(Saved entries)
Segment Open

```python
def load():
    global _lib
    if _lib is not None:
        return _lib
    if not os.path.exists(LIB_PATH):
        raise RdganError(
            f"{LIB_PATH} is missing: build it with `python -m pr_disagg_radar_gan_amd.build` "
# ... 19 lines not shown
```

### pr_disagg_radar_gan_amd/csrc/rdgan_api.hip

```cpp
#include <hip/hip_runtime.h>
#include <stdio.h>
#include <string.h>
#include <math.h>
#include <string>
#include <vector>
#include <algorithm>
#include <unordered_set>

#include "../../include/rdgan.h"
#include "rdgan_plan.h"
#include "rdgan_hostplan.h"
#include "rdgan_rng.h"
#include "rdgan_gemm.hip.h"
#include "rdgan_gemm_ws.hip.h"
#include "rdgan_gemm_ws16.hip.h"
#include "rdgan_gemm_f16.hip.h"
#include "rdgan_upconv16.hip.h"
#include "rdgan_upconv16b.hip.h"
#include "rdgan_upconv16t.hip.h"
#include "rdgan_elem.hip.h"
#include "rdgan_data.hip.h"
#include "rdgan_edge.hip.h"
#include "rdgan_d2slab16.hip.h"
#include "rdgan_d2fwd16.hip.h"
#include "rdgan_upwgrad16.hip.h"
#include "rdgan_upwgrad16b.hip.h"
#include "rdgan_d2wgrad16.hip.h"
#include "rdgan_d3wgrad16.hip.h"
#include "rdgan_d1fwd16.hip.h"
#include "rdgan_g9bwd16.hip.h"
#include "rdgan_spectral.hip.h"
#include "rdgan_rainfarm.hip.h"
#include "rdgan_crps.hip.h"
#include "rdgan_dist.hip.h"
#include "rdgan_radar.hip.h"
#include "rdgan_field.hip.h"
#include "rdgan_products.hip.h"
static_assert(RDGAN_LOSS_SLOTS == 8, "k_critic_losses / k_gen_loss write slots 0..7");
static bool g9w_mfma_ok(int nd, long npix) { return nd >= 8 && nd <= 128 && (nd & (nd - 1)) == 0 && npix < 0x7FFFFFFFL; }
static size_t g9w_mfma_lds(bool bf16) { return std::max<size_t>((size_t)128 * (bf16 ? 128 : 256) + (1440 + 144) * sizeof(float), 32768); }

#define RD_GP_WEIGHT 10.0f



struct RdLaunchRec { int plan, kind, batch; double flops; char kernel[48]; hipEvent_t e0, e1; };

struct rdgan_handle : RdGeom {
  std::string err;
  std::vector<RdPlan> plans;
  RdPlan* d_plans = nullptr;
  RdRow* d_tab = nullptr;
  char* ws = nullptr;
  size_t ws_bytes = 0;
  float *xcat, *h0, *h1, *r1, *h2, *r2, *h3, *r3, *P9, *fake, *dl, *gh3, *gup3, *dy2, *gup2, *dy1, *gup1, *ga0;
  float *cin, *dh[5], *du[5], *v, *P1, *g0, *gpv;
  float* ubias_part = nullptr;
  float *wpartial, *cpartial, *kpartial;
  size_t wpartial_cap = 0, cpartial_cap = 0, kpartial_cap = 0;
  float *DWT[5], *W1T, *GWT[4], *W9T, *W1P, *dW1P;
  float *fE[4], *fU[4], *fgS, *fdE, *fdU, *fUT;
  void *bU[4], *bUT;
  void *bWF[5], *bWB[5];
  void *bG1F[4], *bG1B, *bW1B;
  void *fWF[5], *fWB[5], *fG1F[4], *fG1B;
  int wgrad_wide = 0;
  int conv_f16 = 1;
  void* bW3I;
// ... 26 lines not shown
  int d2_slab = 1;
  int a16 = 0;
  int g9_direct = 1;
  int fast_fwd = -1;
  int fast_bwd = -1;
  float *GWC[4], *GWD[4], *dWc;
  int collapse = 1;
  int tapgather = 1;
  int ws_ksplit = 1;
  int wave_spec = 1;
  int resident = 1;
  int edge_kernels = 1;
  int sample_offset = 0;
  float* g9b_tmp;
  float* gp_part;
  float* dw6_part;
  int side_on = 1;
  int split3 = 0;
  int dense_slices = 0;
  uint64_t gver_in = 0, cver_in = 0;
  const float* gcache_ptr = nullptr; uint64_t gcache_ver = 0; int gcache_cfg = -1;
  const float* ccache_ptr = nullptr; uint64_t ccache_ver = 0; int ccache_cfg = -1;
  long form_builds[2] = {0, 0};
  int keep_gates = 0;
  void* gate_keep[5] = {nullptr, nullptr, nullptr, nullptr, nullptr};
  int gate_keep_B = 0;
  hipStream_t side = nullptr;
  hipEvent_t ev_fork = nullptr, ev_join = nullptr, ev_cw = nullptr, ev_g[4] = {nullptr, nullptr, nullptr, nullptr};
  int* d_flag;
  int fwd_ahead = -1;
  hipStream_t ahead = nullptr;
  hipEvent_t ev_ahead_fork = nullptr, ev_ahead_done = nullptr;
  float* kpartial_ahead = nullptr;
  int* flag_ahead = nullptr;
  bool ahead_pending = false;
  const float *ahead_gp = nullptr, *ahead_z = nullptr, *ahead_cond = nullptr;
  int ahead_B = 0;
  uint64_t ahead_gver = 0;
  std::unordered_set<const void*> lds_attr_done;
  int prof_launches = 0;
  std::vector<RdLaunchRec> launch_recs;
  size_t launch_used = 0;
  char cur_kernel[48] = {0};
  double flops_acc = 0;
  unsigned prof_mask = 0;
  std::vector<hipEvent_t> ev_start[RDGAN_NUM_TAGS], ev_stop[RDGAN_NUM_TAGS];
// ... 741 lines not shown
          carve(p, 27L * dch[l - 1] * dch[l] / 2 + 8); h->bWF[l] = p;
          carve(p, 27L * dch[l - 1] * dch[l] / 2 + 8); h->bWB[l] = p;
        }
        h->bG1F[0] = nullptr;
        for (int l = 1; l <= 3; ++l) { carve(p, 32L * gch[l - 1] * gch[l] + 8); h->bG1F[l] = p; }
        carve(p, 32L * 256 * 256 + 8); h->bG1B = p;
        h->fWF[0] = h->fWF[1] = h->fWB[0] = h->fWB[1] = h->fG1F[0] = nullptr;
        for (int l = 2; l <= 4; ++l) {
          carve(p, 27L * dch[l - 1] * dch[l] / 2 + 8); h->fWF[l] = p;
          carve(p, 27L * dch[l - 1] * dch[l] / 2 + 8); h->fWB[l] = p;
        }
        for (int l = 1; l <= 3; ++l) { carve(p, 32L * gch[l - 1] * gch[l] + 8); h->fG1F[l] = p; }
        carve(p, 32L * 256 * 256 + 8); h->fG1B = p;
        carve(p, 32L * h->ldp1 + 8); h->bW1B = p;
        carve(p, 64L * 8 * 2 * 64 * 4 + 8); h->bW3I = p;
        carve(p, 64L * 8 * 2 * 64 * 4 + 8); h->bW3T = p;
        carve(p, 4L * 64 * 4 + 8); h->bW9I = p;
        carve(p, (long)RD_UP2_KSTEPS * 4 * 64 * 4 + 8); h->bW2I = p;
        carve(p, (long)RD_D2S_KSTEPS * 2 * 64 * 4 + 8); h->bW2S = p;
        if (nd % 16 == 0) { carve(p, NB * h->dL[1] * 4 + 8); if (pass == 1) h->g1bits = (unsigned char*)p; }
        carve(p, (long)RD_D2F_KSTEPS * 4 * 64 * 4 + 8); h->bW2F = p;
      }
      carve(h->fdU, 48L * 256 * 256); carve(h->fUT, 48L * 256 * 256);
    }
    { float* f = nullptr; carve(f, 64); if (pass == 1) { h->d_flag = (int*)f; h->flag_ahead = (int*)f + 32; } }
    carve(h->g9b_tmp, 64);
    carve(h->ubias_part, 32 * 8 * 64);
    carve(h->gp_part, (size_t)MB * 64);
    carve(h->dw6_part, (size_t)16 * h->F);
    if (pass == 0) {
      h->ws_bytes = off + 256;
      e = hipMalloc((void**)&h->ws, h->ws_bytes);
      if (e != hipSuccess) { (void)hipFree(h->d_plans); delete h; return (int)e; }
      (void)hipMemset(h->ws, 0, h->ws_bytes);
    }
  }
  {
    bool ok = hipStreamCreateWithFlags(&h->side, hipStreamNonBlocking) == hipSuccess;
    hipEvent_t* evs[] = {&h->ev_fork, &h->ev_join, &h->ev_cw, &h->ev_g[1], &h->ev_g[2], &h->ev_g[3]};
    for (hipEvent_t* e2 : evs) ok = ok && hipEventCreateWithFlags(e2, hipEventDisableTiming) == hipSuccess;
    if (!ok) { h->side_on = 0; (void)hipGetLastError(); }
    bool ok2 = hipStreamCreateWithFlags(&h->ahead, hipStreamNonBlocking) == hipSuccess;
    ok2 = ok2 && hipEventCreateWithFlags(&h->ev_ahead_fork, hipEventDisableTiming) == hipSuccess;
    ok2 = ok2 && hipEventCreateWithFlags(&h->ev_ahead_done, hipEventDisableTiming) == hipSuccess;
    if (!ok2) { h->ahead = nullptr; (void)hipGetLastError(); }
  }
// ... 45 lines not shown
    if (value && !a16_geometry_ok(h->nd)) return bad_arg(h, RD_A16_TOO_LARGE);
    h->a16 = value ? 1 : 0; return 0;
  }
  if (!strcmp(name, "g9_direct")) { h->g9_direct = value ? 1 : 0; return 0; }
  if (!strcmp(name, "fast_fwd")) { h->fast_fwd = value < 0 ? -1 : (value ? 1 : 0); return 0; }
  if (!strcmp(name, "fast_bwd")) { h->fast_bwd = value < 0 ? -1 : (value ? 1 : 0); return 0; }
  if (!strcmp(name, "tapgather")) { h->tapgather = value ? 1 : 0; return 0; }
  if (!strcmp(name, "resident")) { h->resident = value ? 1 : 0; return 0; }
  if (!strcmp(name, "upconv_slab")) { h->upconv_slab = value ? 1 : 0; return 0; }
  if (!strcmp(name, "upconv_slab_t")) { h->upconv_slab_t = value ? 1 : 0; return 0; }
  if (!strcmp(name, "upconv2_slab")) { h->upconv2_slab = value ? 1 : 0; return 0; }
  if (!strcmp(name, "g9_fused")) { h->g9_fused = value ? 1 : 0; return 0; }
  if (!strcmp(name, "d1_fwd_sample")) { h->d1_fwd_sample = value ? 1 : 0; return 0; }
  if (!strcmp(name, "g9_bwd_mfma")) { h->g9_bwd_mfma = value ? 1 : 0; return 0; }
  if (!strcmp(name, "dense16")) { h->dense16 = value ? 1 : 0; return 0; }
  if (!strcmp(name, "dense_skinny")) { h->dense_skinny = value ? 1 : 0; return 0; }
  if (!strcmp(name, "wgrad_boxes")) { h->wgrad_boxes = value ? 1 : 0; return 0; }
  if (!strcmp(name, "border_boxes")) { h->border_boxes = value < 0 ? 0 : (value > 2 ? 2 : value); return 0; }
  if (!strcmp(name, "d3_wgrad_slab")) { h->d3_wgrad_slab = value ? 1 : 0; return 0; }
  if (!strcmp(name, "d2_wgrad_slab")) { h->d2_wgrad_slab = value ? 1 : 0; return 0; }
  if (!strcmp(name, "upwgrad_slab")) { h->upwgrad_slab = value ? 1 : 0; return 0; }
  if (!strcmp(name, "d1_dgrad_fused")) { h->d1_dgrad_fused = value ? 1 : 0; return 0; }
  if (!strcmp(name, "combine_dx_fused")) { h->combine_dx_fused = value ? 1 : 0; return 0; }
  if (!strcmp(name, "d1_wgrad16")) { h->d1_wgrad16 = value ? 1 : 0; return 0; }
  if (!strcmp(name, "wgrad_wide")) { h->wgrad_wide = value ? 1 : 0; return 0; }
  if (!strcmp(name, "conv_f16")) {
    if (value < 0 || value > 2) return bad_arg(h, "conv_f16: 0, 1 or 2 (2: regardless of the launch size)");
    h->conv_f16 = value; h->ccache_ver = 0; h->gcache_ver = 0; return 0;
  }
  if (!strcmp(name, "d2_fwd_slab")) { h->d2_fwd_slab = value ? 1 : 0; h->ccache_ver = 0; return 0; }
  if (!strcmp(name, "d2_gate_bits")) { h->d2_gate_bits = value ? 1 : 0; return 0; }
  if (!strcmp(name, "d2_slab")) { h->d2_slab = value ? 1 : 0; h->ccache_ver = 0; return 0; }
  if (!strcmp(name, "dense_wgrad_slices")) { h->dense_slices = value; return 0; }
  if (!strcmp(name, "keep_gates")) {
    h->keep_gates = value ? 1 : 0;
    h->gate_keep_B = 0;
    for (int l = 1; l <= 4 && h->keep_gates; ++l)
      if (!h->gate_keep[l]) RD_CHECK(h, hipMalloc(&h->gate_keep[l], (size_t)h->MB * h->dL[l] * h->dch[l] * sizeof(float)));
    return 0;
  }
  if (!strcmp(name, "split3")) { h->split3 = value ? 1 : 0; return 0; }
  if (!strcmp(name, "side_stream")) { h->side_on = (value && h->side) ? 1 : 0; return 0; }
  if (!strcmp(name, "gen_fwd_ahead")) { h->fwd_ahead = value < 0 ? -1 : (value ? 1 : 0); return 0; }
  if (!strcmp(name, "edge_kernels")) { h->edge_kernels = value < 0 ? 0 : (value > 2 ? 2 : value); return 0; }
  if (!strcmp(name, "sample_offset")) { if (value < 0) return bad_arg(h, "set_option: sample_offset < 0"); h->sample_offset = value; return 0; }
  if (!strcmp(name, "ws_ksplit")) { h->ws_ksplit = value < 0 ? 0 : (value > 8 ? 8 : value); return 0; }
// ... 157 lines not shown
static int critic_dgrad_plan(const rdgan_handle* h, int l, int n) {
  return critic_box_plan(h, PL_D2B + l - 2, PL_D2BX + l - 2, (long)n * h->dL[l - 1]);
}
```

Segment Closed
Segment Open

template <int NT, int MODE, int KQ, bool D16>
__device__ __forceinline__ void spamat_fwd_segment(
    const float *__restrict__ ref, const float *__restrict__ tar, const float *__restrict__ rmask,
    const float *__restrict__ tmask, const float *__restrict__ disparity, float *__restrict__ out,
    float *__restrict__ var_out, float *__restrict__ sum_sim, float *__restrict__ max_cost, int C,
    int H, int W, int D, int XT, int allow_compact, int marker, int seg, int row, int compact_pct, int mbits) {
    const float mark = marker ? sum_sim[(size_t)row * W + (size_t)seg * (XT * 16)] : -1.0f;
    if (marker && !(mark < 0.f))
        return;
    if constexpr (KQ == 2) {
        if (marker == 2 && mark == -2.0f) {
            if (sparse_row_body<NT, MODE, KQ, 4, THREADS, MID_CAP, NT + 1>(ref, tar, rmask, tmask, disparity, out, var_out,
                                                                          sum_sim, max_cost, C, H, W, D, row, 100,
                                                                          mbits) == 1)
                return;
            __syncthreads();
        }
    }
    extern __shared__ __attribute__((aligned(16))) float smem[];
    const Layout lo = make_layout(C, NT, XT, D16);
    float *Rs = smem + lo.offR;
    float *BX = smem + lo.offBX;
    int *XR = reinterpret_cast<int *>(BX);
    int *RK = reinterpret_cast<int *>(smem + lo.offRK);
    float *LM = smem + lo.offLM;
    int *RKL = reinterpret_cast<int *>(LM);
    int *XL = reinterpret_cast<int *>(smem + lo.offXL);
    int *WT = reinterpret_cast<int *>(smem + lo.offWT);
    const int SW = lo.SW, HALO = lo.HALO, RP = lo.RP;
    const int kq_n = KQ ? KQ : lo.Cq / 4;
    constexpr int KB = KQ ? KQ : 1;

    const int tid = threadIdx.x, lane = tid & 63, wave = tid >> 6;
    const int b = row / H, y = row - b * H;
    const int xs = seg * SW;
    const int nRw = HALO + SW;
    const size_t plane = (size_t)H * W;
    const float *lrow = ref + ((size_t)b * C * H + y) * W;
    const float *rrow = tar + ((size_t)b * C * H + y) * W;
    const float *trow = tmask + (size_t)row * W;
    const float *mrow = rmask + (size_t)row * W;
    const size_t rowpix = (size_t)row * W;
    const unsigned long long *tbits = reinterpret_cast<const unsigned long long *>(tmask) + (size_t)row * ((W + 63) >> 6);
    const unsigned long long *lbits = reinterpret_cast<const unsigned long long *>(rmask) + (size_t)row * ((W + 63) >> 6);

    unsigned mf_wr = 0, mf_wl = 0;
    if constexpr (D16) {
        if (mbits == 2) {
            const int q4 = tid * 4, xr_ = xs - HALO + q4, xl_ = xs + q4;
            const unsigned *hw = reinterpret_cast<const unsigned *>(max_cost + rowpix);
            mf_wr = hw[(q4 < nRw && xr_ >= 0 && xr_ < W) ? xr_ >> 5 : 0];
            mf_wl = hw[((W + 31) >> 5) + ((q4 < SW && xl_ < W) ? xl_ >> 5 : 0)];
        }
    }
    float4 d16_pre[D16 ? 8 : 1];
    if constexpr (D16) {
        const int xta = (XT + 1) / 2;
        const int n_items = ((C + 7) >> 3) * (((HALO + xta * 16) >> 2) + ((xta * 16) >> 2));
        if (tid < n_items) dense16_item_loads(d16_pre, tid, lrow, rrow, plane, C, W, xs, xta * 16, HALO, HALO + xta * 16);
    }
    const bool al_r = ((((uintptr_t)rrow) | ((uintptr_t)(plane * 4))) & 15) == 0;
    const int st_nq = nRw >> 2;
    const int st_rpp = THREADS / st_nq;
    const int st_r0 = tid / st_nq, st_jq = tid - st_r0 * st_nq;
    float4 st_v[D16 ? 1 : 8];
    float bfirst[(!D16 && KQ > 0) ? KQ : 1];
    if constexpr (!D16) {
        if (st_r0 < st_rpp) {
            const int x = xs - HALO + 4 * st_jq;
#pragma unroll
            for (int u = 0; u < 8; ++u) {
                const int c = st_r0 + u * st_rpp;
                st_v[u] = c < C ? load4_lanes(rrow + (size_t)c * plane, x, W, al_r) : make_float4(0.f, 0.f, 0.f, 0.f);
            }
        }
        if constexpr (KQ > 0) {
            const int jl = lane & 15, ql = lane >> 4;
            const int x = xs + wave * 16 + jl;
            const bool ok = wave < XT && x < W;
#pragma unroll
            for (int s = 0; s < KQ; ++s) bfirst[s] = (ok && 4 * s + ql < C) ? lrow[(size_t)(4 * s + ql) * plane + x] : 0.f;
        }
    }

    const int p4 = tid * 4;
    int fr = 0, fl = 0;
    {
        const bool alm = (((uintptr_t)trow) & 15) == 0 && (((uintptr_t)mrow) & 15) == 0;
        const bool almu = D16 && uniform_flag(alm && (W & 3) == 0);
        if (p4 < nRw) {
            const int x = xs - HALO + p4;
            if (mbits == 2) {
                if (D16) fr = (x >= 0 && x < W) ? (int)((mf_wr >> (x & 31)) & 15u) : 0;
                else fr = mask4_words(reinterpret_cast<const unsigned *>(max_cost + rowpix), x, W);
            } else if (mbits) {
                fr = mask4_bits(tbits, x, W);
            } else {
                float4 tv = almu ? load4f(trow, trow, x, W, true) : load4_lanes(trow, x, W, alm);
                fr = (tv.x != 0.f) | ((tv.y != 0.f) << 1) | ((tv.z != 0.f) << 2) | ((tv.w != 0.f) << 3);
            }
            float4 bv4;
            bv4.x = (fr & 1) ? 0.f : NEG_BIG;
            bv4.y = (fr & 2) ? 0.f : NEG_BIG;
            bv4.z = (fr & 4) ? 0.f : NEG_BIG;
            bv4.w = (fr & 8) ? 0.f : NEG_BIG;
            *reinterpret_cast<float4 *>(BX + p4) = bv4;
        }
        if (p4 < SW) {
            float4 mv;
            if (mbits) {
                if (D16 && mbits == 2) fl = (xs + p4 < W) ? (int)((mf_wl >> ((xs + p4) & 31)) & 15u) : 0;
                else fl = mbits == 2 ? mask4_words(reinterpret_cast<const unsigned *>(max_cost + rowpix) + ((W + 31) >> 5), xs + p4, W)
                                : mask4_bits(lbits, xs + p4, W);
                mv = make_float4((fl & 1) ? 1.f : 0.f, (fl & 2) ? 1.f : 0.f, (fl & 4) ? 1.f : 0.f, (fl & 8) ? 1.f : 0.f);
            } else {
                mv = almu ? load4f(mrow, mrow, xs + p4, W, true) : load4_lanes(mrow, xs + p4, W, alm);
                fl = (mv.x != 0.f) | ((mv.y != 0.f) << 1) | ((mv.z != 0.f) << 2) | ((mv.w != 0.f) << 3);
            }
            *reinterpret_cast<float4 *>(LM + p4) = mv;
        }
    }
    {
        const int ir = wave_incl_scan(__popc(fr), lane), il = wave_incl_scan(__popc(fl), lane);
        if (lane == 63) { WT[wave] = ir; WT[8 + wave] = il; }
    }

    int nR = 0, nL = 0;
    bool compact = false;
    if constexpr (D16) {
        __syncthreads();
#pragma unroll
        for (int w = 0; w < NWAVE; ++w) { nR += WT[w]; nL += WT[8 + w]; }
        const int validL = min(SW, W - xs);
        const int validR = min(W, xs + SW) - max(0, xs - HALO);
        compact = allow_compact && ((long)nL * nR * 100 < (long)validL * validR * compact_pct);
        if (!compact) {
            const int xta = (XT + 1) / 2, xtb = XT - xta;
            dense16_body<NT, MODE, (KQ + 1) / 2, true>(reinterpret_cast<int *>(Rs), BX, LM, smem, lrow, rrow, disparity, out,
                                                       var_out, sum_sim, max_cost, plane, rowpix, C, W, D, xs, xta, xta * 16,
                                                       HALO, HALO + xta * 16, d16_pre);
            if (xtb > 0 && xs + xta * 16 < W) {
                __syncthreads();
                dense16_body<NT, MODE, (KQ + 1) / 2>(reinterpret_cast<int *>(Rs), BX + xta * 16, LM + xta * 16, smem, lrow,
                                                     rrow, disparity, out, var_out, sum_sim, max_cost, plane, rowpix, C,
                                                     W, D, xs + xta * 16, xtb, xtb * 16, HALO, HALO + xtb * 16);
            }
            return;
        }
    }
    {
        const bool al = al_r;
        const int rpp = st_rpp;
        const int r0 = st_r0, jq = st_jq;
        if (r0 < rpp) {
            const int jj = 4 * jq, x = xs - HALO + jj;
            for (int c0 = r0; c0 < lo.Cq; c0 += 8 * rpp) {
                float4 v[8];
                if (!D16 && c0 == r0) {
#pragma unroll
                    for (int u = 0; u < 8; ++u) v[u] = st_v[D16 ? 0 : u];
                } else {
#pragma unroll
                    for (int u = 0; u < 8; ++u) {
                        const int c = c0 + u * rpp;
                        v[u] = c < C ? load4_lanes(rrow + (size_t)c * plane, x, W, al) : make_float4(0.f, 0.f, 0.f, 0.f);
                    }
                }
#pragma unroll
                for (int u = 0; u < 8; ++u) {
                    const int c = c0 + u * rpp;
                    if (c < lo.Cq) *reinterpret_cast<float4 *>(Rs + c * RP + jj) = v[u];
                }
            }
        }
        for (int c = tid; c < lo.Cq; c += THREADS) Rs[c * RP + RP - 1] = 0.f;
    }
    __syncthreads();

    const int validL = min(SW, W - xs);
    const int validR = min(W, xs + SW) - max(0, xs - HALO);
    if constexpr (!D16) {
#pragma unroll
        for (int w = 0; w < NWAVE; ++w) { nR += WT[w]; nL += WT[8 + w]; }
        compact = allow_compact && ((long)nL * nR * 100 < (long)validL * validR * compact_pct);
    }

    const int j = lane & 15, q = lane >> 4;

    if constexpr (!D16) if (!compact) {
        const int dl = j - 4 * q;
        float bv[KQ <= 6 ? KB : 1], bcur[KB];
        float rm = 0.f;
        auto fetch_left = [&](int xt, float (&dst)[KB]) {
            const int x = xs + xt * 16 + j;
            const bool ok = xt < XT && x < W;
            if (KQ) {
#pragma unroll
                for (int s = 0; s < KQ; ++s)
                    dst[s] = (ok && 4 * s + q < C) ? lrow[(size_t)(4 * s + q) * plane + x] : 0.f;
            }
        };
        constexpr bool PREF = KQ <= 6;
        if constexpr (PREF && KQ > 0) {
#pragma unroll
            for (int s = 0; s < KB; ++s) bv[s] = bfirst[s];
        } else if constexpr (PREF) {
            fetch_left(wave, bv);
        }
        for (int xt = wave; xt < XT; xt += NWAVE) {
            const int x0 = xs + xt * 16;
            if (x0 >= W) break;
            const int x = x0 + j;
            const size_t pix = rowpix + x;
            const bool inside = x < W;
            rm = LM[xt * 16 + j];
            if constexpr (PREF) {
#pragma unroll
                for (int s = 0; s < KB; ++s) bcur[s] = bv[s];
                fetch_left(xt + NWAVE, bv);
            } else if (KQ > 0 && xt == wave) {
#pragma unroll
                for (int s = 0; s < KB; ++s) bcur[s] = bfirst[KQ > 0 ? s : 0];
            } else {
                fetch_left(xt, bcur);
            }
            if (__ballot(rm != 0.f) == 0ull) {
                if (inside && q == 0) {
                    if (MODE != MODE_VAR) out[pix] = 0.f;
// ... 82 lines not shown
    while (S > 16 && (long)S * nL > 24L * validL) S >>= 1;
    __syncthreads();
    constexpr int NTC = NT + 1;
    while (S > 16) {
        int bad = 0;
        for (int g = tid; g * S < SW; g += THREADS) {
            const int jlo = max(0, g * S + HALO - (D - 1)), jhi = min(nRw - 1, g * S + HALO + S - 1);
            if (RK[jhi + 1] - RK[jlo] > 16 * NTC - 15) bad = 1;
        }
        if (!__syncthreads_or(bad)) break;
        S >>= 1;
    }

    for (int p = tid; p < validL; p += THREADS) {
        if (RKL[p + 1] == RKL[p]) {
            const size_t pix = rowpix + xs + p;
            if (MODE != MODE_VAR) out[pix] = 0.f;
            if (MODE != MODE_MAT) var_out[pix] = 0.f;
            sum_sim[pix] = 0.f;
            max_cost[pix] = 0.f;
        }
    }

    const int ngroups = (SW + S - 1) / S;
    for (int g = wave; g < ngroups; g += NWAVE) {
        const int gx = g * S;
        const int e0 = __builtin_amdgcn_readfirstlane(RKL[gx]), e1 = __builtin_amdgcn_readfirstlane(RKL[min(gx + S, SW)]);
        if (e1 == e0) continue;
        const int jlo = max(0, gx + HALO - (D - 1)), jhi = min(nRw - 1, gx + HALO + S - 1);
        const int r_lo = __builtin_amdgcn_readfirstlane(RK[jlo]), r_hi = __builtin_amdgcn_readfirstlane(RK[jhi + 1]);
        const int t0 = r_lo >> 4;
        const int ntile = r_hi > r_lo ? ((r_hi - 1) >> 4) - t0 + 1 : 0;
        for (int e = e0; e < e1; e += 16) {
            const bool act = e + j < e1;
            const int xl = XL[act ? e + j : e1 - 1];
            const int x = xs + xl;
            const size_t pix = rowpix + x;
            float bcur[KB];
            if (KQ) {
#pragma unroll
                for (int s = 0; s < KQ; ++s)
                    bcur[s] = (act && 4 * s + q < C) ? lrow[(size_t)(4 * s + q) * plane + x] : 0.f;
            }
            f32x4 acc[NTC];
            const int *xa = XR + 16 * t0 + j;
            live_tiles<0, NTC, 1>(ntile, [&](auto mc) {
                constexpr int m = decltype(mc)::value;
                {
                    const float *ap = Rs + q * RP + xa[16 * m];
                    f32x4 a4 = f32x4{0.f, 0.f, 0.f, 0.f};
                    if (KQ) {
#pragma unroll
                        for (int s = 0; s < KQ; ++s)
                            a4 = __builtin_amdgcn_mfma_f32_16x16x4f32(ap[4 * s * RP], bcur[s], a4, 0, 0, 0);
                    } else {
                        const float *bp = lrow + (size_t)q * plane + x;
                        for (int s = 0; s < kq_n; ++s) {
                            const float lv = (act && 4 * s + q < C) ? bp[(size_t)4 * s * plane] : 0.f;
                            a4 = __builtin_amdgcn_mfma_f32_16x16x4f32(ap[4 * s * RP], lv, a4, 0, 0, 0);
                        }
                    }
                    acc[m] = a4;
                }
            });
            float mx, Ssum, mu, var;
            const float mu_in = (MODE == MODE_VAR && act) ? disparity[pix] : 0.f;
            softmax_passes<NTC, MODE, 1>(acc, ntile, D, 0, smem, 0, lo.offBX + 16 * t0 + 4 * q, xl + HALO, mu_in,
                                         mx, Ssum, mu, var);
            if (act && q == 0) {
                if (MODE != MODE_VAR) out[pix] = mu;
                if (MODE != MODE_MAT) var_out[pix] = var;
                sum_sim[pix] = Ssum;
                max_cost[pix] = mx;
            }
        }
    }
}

Segment Closed

Each line of the data that includes "string" should be copied.

#include <string.h>
#include <string>
  std::string err;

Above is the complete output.